● PROBLEM DESCRIPTION
Using the entries below, write out the line with "L = _lib.cdll()", the line with "L.fusedMM_csr_hip.restype = ctypes.c_int", and every line in between, exactly as each is written.

EXERCISE INPUTS section start

def lib() -> ctypes.CDLL:
    global _sigs_set
    L = _lib.cdll()
    if not _sigs_set:
        L.isplib_hip_abi_version.restype = ctypes.c_int
        L.isplib_hip_last_error.restype = ctypes.c_char_p
        L.fusedMM_csr_hip.restype = ctypes.c_int
        L.fusedMM_csr_hip.argtypes = [_i32, _i64, _i64, _i64, _f32, _i64, _i64, _i64, _vp, _vp, _vp, _vp,
                                      _vp, _i64, _vp, _i64, _f32, _vp, _i64, _vp, _vp]
        L.fusedMM_csr_udef_hip.restype = ctypes.c_int
        L.fusedMM_csr_udef_hip.argtypes = [_i32, _i64, _i64, _i64, _f32, _i64, _i64, _i64, _vp, _vp, _vp, _vp,
                                           _vp, _i64, _vp, _i64, _f32, _vp, _i64, _vp, ctypes.c_int, _f32, _vp]
        L.fusedMM_csr_udef_tasks_hip.restype = ctypes.c_int
        L.fusedMM_csr_udef_tasks_hip.argtypes = [_i32, _i64, _i64, _i64, _i64, _vp, _vp, _vp, _vp, _vp, _vp, _i64, _i64, _vp, _vp,
                                                 _vp, _vp, ctypes.c_int, _vp, _vp, _i64, _vp, _i64, _vp, ctypes.c_int, _f32,
                                                 _vp, ctypes.c_size_t, _vp]
        L.performDummySpMM_hip.restype = None
        L.performDummySpMM_hip.argtypes = [_i64, _vp]
        L.isplib_spmm_minmax_bw_hip.restype = ctypes.c_int
        L.isplib_spmm_minmax_bw_hip.argtypes = [_i64, _i64, _i64, _i64, _vp, _vp, _vp, _vp, _vp, _vp, _vp, _vp]
        L.isplib_sddmm_csr_hip.restype = ctypes.c_int
        L.isplib_sddmm_csr_hip.argtypes = [_i64, _i64, _vp, _vp, _vp, _vp, _i64, _vp, _i64, ctypes.c_int, _vp, _vp]
        L.isplib_csr_row_ids_hip.restype = ctypes.c_int
        L.isplib_csr_row_ids_hip.argtypes = [_i64, _i64, _vp, _vp, _vp]
        L.isplib_csr2csc_workspace_bytes.restype = ctypes.c_size_t
        L.isplib_csr2csc_workspace_bytes.argtypes = [_i64, _i64, _i64]
        L.isplib_csr2csc_hip.restype = ctypes.c_int
        L.isplib_csr2csc_hip.argtypes = [_i64, _i64, _i64, _vp, _vp, _vp, ctypes.c_int, _vp, _vp, _vp, _vp,
                                         _vp, ctypes.c_size_t, _vp]
        L.isplib_spmm_slices_bytes.restype = ctypes.c_size_t
        L.isplib_spmm_slices_bytes.argtypes = [_i64, ctypes.c_int]
        L.isplib_spmm_slices_build_hip.restype = ctypes.c_int
        L.isplib_spmm_slices_build_hip.argtypes = [_i64, _i64, _i64, _vp, _vp, _vp, ctypes.c_int, _vp, _vp, _vp]
        L.isplib_spmm_sliced_workspace_bytes.restype = ctypes.c_size_t
        L.isplib_spmm_sliced_workspace_bytes.argtypes = [_i32, _i64, _i64, ctypes.c_int]
        L.fusedMM_csr_sliced_hip.restype = ctypes.c_int
        L.fusedMM_csr_sliced_hip.argtypes = [_i32, _i64, _i64, _i64, _i64, _vp, _vp, _vp, _vp, _vp, ctypes.c_int,
                                             _vp, _i64, _vp, _i64, _vp, _vp, ctypes.c_size_t, _vp]
        L.fusedMM_csr_sliced_phase_hip.restype = ctypes.c_int
        L.fusedMM_csr_sliced_phase_hip.argtypes = [_i32, _i64, _i64, _i64, _i64, _vp, _vp, _vp, _vp, _vp, ctypes.c_int,
                                                   ctypes.c_int, ctypes.c_int, ctypes.c_int, _vp, _i64, _vp, _i64, _vp,
                                                   _vp, ctypes.c_size_t, _vp]
        L.isplib_spmm_tasks_workspace_bytes.restype = ctypes.c_size_t
        L.isplib_spmm_tasks_workspace_bytes.argtypes = [_i32, _i64, _i64]
        L.fusedMM_csr_tasks_hip.restype = ctypes.c_int
        L.isplib_pack_indices_hip.restype = ctypes.c_int
        L.isplib_pack_indices_hip.argtypes = [_i64, _vp, _vp, _vp]
        L.fusedMM_csr_tasks_hip.argtypes = [_i32, _i64, _i64, _i64, _i64, _vp, _vp, _vp, _vp, _vp, _i64, _vp, _vp, _vp, _vp,
                                            ctypes.c_int, _vp, _vp, _i64, _vp, _i64, _vp, _vp, ctypes.c_size_t, _vp]
        L.isplib_spmm_tasks_plan_workspace_bytes.restype = ctypes.c_size_t
        L.isplib_spmm_tasks_plan_workspace_bytes.argtypes = [_i64, ctypes.c_int]
        L.isplib_spmm_tasks_count_hip.restype = ctypes.c_int
        L.isplib_spmm_tasks_count_hip.argtypes = [_i64, _vp, _vp, _vp, ctypes.c_int, ctypes.c_int, ctypes.c_int, _vp, _vp,
                                                  ctypes.c_size_t, ctypes.POINTER(TaskPlanInfo), _vp]
        L.isplib_spmm_tasks_fill_hip.restype = ctypes.c_int
        L.isplib_spmm_tasks_fill_hip.argtypes = [_i64, _vp, _vp, _vp, ctypes.POINTER(TaskPlanInfo), _vp, _vp, _vp, _vp, _vp]
        L.isplib_sddmm_csr_tasks_hip.restype = ctypes.c_int
        L.isplib_sddmm_csr_tasks_hip.argtypes = [_i64, _i64, _i64, _vp, _vp, _vp, _vp, _i64, _vp, _vp, _vp, _vp, _vp, _i64, _vp,
                                                 _i64, ctypes.c_int, _vp, _vp]
        L.fusedMM_csr_tasks_epilogue_hip.restype = ctypes.c_int
        L.fusedMM_csr_tasks_epilogue_hip.argtypes = [_i32, _i64, _i64, _i64, _i64, _vp, _vp, _vp, _vp, _vp, _i64, _vp, _vp, _vp, _vp,
                                                     ctypes.c_int, _vp, _vp, _i64, _vp, _i64, _vp, ctypes.c_size_t,
                                                     ctypes.POINTER(Epilogue), _vp]
        L.isplib_suggest_slices.restype = ctypes.c_int
        L.isplib_suggest_slices.argtypes = [_i64, _i64, _i64, _i64, ctypes.c_int]
        L.isplib_graph_create.restype = ctypes.c_int
        L.isplib_graph_create.argtypes = [_i64, _i64, _i64, _vp, _vp, _vp, ctypes.POINTER(_vp)]
        L.isplib_graph_set_slices.restype = ctypes.c_int
        L.isplib_graph_set_slices.argtypes = [_vp, ctypes.c_int]
        L.isplib_graph_set_values.restype = ctypes.c_int
        L.isplib_graph_set_values.argtypes = [_vp, _vp]
        L.isplib_graph_spmm.restype = ctypes.c_int
        L.isplib_graph_spmm.argtypes = [_vp, _i32, _i64, _vp, _i64, _vp, _i64, _vp, _vp]
        L.isplib_graph_spmm_backward.restype = ctypes.c_int
        L.isplib_graph_spmm_backward.argtypes = [_vp, ctypes.c_int, _i64, _vp, _i64, _vp, _i64, _vp]
        L.isplib_suggest_slices_whole_rows.restype = ctypes.c_int
        L.isplib_suggest_slices_whole_rows.argtypes = [_i64, _i64, _i64, _i64]
        L.isplib_graph_sddmm.restype = ctypes.c_int
        L.isplib_graph_sddmm.argtypes = [_vp, ctypes.c_int, _i64, _vp, _i64, _vp, _i64, _vp, _vp]
        L.isplib_graph_destroy.restype = None
        L.isplib_graph_destroy.argtypes = [_vp]
        L.isplib_hip_tune.restype = ctypes.c_int
        L.isplib_hip_tune.argtypes = [ctypes.c_int, ctypes.c_int]
        L.isplib_spmm_minmax_bw_workspace_bytes.restype = ctypes.c_size_t
        L.isplib_spmm_minmax_bw_workspace_bytes.argtypes = [_i64, _i64, _i64]
        L.isplib_spmm_minmax_bw_det_hip.restype = ctypes.c_int
        L.isplib_spmm_minmax_bw_det_hip.argtypes = [_i64, _i64, _i64, _i64, _vp, _vp, _vp, _vp, _vp, _vp, _vp, _vp, ctypes.c_size_t, _vp]
        L.isplib_fusedmm_stream_geometry.restype = ctypes.c_int
        L.isplib_fusedmm_stream_geometry.argtypes = [ctypes.c_int, ctypes.POINTER(ctypes.c_int), ctypes.POINTER(ctypes.c_int)]
        L.isplib_suggest_fusedmm_stream.restype = ctypes.c_int
        L.isplib_suggest_fusedmm_stream.argtypes = [_i32, _i64, _i64, _i64, _i64] + [ctypes.POINTER(ctypes.c_int)] * 3
        L.isplib_stream_plan_build_fusedmm_hip.restype = ctypes.c_int
        L.isplib_stream_plan_build_fusedmm_hip.argtypes = [_i64, _i64, _i64, _vp, _vp, ctypes.c_int, ctypes.c_int, ctypes.c_int, ctypes.c_int,
                                                           ctypes.POINTER(StreamPlanStruct), _vp]
        L.fusedMM_csr_udef_stream_hip.restype = ctypes.c_int
        L.fusedMM_csr_udef_stream_hip.argtypes = [_i32, _i64, _i64, _i64, _i64, _vp, _vp, ctypes.POINTER(StreamPlanStruct), _vp, _i64, _vp, _i64,
                                                  _vp, _i64, ctypes.c_int, _f32, _vp, ctypes.c_size_t, _vp]
        L.isplib_row_scale_hip.restype = ctypes.c_int
        L.isplib_row_scale_hip.argtypes = [_i64, _i64, _vp, _i64, _vp, _vp, _i64, _vp]
        L.isplib_masked_scale_colsum_workspace_bytes.restype = ctypes.c_size_t
        L.isplib_masked_scale_colsum_workspace_bytes.argtypes = [_i64, _i64]
        L.isplib_masked_scale_colsum_hip.restype = ctypes.c_int
        L.isplib_masked_scale_colsum_hip.argtypes = [_i64, _i64, _vp, _i64, _vp, _i64, _vp, _vp, _i64, _vp, _vp, ctypes.c_size_t, _vp]
        L.isplib_scatter_rows_det_hip.restype = ctypes.c_int
        L.isplib_scatter_rows_det_hip.argtypes = [_i64, _i64, _i64, _i64, _vp, _vp, _vp, _vp, ctypes.c_size_t, _vp]
        L.isplib_minmax_bw_bucket_workspace_bytes.restype = ctypes.c_size_t
        L.isplib_minmax_bw_bucket_workspace_bytes.argtypes = [_i64, _i64, ctypes.c_int]
        L.isplib_minmax_bw_bucket_hip.restype = ctypes.c_int
        L.isplib_minmax_bw_bucket_hip.argtypes = [_i64, _i64, _i64, _i64, _vp, _vp, _vp, _vp, ctypes.c_int, ctypes.POINTER(_i64), _vp, _vp, _vp,
                                                  _vp, ctypes.c_size_t, _vp]
        L.isplib_scatter_keys_workspace_bytes.restype = ctypes.c_size_t
        L.isplib_scatter_keys_workspace_bytes.argtypes = [_i64, _i64, _i64]
        L.isplib_scatter_keys_det_hip.restype = ctypes.c_int
        L.isplib_scatter_keys_det_hip.argtypes = [_i64, _i64, _i64, _vp, _vp, _vp, _vp, ctypes.c_size_t, _vp]
        L.isplib_stream_plan_build_hip.restype = ctypes.c_int
        L.isplib_stream_plan_build_hip.argtypes = [_i64, _i64, _i64, _vp, _vp, _vp, ctypes.c_int, ctypes.c_int, ctypes.c_int, ctypes.c_int,
                                                   ctypes.POINTER(StreamPlanStruct), _vp]
        L.isplib_stream_plan_build_minmax_hip.restype = ctypes.c_int
        L.isplib_stream_plan_build_minmax_hip.argtypes = [_i64, _i64, _i64, _vp, _vp, _vp, ctypes.c_int, ctypes.c_int, ctypes.c_int, ctypes.c_int,
                                                          ctypes.POINTER(StreamPlanStruct), _vp]
        L.isplib_spmm_stream_minmax_geometry.restype = ctypes.c_int
        L.isplib_spmm_stream_minmax_geometry.argtypes = [ctypes.c_int, ctypes.POINTER(ctypes.c_int), ctypes.POINTER(ctypes.c_int)]
        L.isplib_suggest_stream_minmax.restype = ctypes.c_int
        L.isplib_suggest_stream_minmax.argtypes = [_i64, _i64, _i64, _i64, ctypes.POINTER(ctypes.c_int), ctypes.POINTER(ctypes.c_int), ctypes.POINTER(ctypes.c_int)]
        L.isplib_spmm_stream_minmax_workspace_bytes.restype = ctypes.c_size_t
        L.isplib_spmm_stream_minmax_workspace_bytes.argtypes = [ctypes.POINTER(StreamPlanStruct)]
        L.fusedMM_csr_stream_minmax_hip.restype = ctypes.c_int
        L.fusedMM_csr_stream_minmax_hip.argtypes = [_i32, _i64, _i64, _i64, _i64, _vp, _vp, ctypes.POINTER(StreamPlanStruct), _vp, _i64,
                                                    _vp, _i64, _vp, _vp, ctypes.c_size_t, _vp]
        L.isplib_stream_plan_set_values_hip.restype = ctypes.c_int
        L.isplib_stream_plan_set_values_hip.argtypes = [ctypes.POINTER(StreamPlanStruct), _vp, _vp]
        L.isplib_stream_plan_free.restype = None
        L.isplib_stream_plan_free.argtypes = [ctypes.POINTER(StreamPlanStruct)]
        L.isplib_community_order_workspace_bytes.restype = ctypes.c_size_t
        L.isplib_community_order_workspace_bytes.argtypes = [_i64, _i64]
        L.isplib_community_order_hip.restype = ctypes.c_int
        L.isplib_community_order_hip.argtypes = [_i64, _i64, _vp, _vp, ctypes.c_int, ctypes.c_int, _vp, _vp, ctypes.POINTER(ctypes.c_int), _vp,
                                                 ctypes.c_size_t, _vp]
        L.isplib_order_locality_hip.restype = ctypes.c_int
        L.isplib_order_locality_hip.argtypes = [_i64, _i64, _vp, _vp, _vp, _i64, ctypes.POINTER(ctypes.c_double), _vp, ctypes.c_size_t, _vp]
        L.isplib_graph_set_row_order.restype = ctypes.c_int
        L.isplib_graph_set_row_order.argtypes = [_vp, _vp, _vp]
        L.fusedMM_csr_ordered_hip.restype = ctypes.c_int
        L.fusedMM_csr_ordered_hip.argtypes = [_i32, _i64, _i64, _i64, _i64, _vp, _vp, _vp, _vp, _vp, _vp, _i64, _vp, _i64, _vp, _vp]
        L.isplib_plain_panels.restype = ctypes.c_int
        L.isplib_plain_panels.argtypes = [_i64, _i64]
        L.isplib_suggest_stream.restype = ctypes.c_int
        L.isplib_suggest_stream.argtypes = [_i64, _i64, _i64, _i64, ctypes.POINTER(ctypes.c_int), ctypes.POINTER(ctypes.c_int), ctypes.POINTER(ctypes.c_int)]
        L.isplib_suggest_stream_weighted.restype = ctypes.c_int
        L.isplib_suggest_stream_weighted.argtypes = [_i64, _i64, _i64, _i64, ctypes.c_int, ctypes.POINTER(ctypes.c_int), ctypes.POINTER(ctypes.c_int), ctypes.POINTER(ctypes.c_int)]
        L.isplib_spmm_stream_geometry.restype = ctypes.c_int
        L.isplib_spmm_stream_geometry.argtypes = [ctypes.c_int, ctypes.POINTER(ctypes.c_int), ctypes.POINTER(ctypes.c_int)]
        L.isplib_spmm_stream_workspace_bytes.restype = ctypes.c_size_t
        L.isplib_spmm_stream_workspace_bytes.argtypes = [ctypes.POINTER(StreamPlanStruct)]
        L.fusedMM_csr_stream_hip.restype = ctypes.c_int
        L.fusedMM_csr_stream_hip.argtypes = [_i32, _i64, _i64, _i64, _i64, _vp, _vp, ctypes.POINTER(StreamPlanStruct), _vp, _i64,
                                             _vp, _i64, _vp, ctypes.c_size_t, ctypes.POINTER(Epilogue), _vp]
        L.fusedMM_csr_stream16_hip.restype = ctypes.c_int
        L.fusedMM_csr_stream16_hip.argtypes = [_i32, ctypes.c_int, _i64, _i64, _i64, _i64, _vp, _vp, ctypes.POINTER(StreamPlanStruct), _vp, _i64,
                                               _vp, _i64, _vp, ctypes.c_size_t, _vp]
        L.isplib_stream16_auto.restype = ctypes.c_int
        L.isplib_stream16_auto.argtypes = [ctypes.c_int, ctypes.c_int]
        L.fusedMM_csr_rows16_hip.restype = ctypes.c_int
        L.fusedMM_csr_rows16_hip.argtypes = [_i32, ctypes.c_int, _i64, _i64, _i64, _i64, _vp, _vp, _vp, _vp, _vp, _vp, _i64, _vp, _i64, _vp]
        L.isplib_rows16_auto.restype = ctypes.c_int
        L.isplib_rows16_auto.argtypes = [_i64, _i64, ctypes.c_int, ctypes.c_int]
        L.isplib_rows16_domain.restype = ctypes.c_int
        L.isplib_rows16_domain.argtypes = [_i64, _i64, _i64, _i64]
        L.fusedMM_csr_rows16_minmax_hip.restype = ctypes.c_int
        L.fusedMM_csr_rows16_minmax_hip.argtypes = [_i32, ctypes.c_int, _i64, _i64, _i64, _i64, _vp, _vp, _vp, _vp, _vp, _vp, _i64, _vp, _i64, _vp, _i64, _vp]
        L.isplib_rows16_minmax_auto.restype = ctypes.c_int
        L.isplib_rows16_minmax_auto.argtypes = [_i64, _i64, ctypes.c_int, ctypes.c_int, ctypes.c_int]
        L.fusedMM_csr_rows16_colscale_hip.restype = ctypes.c_int
        L.fusedMM_csr_rows16_colscale_hip.argtypes = [_i32, ctypes.c_int, _i64, _i64, _i64, _i64, _vp, _vp, _vp, _vp, _vp, _vp, _i64, _vp, _i64, _vp]
        L.isplib_rows16_colscale_auto.restype = ctypes.c_int
        L.isplib_rows16_colscale_auto.argtypes = [_i64, _i64, ctypes.c_int]
        L.fusedMM_csr_rows16_epilogue_hip.restype = ctypes.c_int
        L.fusedMM_csr_rows16_epilogue_hip.argtypes = [ctypes.c_int, _i64, _i64, _i64, _i64, _vp, _vp, _vp, _vp, _vp, _vp, _i64, _vp, _i64, _vp, _vp]
        L.isplib_rows16_gcn_auto.restype = ctypes.c_int
        L.isplib_rows16_gcn_auto.argtypes = [_i64, _i64, ctypes.c_int]
        L.isplib_masked_colsum16_workspace_bytes.restype = ctypes.c_size_t
        L.isplib_masked_colsum16_workspace_bytes.argtypes = [_i64, _i64]
        L.isplib_masked_colsum16_hip.restype = ctypes.c_int
        L.isplib_masked_colsum16_hip.argtypes = [ctypes.c_int, _i64, _i64, _vp, _i64, _vp, _i64, _vp, _i64, _vp, _vp, ctypes.c_size_t, _vp]
        L.isplib_sddmm_csr_rows16_hip.restype = ctypes.c_int
        L.isplib_sddmm_csr_rows16_hip.argtypes = [ctypes.c_int, _i64, _i64, _i64, _i64, _vp, _vp, _vp, _vp, _vp, _i64, _vp, _i64, ctypes.c_int, _vp, _vp]
        L.isplib_sddmm_rows16_auto.restype = ctypes.c_int
        L.isplib_sddmm_rows16_auto.argtypes = [_i64, _i64, ctypes.c_int]
        L.isplib_attention_domain.restype = ctypes.c_int
        L.isplib_attention_domain.argtypes = [_i64, _i64, _i64]
        L.isplib_attention_csr_hip.restype = ctypes.c_int
        L.isplib_attention_csr_hip.argtypes = [_i64, _i64, _i64, _i64, _vp, _vp, _vp, _vp, _i64, _vp, _i64, _f32, _vp, _i64, _vp, _vp]
        L.isplib_attention_bw_rows_hip.restype = ctypes.c_int
        L.isplib_attention_bw_rows_hip.argtypes = [_i64, _i64, _i64, _i64, _vp, _vp, _vp, _vp, _i64, _vp, _i64, _f32, _vp, _i64, _vp, _i64, _vp,
                                                   _vp, _i64, _vp, _vp]
        L.isplib_attention_bw_cols_hip.restype = ctypes.c_int
        L.isplib_attention_bw_cols_hip.argtypes = [_i64, _i64, _i64, _i64, _vp, _vp, _vp, _vp, _i64, _vp, _i64, _f32, _vp, _i64, _vp, _vp, _vp,
                                                   _i64, _vp]
        L.isplib_attention16_domain.restype = ctypes.c_int
        L.isplib_attention16_domain.argtypes = [_i64, _i64, _i64]
        L.isplib_attention16_auto.restype = ctypes.c_int
        L.isplib_attention16_auto.argtypes = [_i64, _i64]
        L.isplib_attention16_csr_hip.restype = ctypes.c_int
        L.isplib_attention16_csr_hip.argtypes = [ctypes.c_int, _i64, _i64, _i64, _i64, _vp, _vp, _vp, _vp, _i64, _vp, _i64, _f32, _vp, _i64, _vp, _vp]
        L.isplib_attention16_bw_rows_hip.restype = ctypes.c_int
        L.isplib_attention16_bw_rows_hip.argtypes = [ctypes.c_int, _i64, _i64, _i64, _i64, _vp, _vp, _vp, _vp, _i64, _vp, _i64, _f32, _vp, _i64, _vp,
                                                     _vp, _i64, _vp, _vp]
        L.isplib_attention16_bw_cols_hip.restype = ctypes.c_int
        L.isplib_attention16_bw_cols_hip.argtypes = [ctypes.c_int, _i64, _i64, _i64, _i64, _vp, _vp, _vp, _vp, _i64, _vp, _i64, _f32, _vp, _i64, _vp,
                                                     _vp, _vp, _i64, _vp]
        _sigs_set = True
    return L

EXERCISE INPUTS section end

● SOLUTION TO THIS TASK
    L = _lib.cdll()
    if not _sigs_set:
        L.isplib_hip_abi_version.restype = ctypes.c_int
        L.isplib_hip_last_error.restype = ctypes.c_char_p
        L.fusedMM_csr_hip.restype = ctypes.c_int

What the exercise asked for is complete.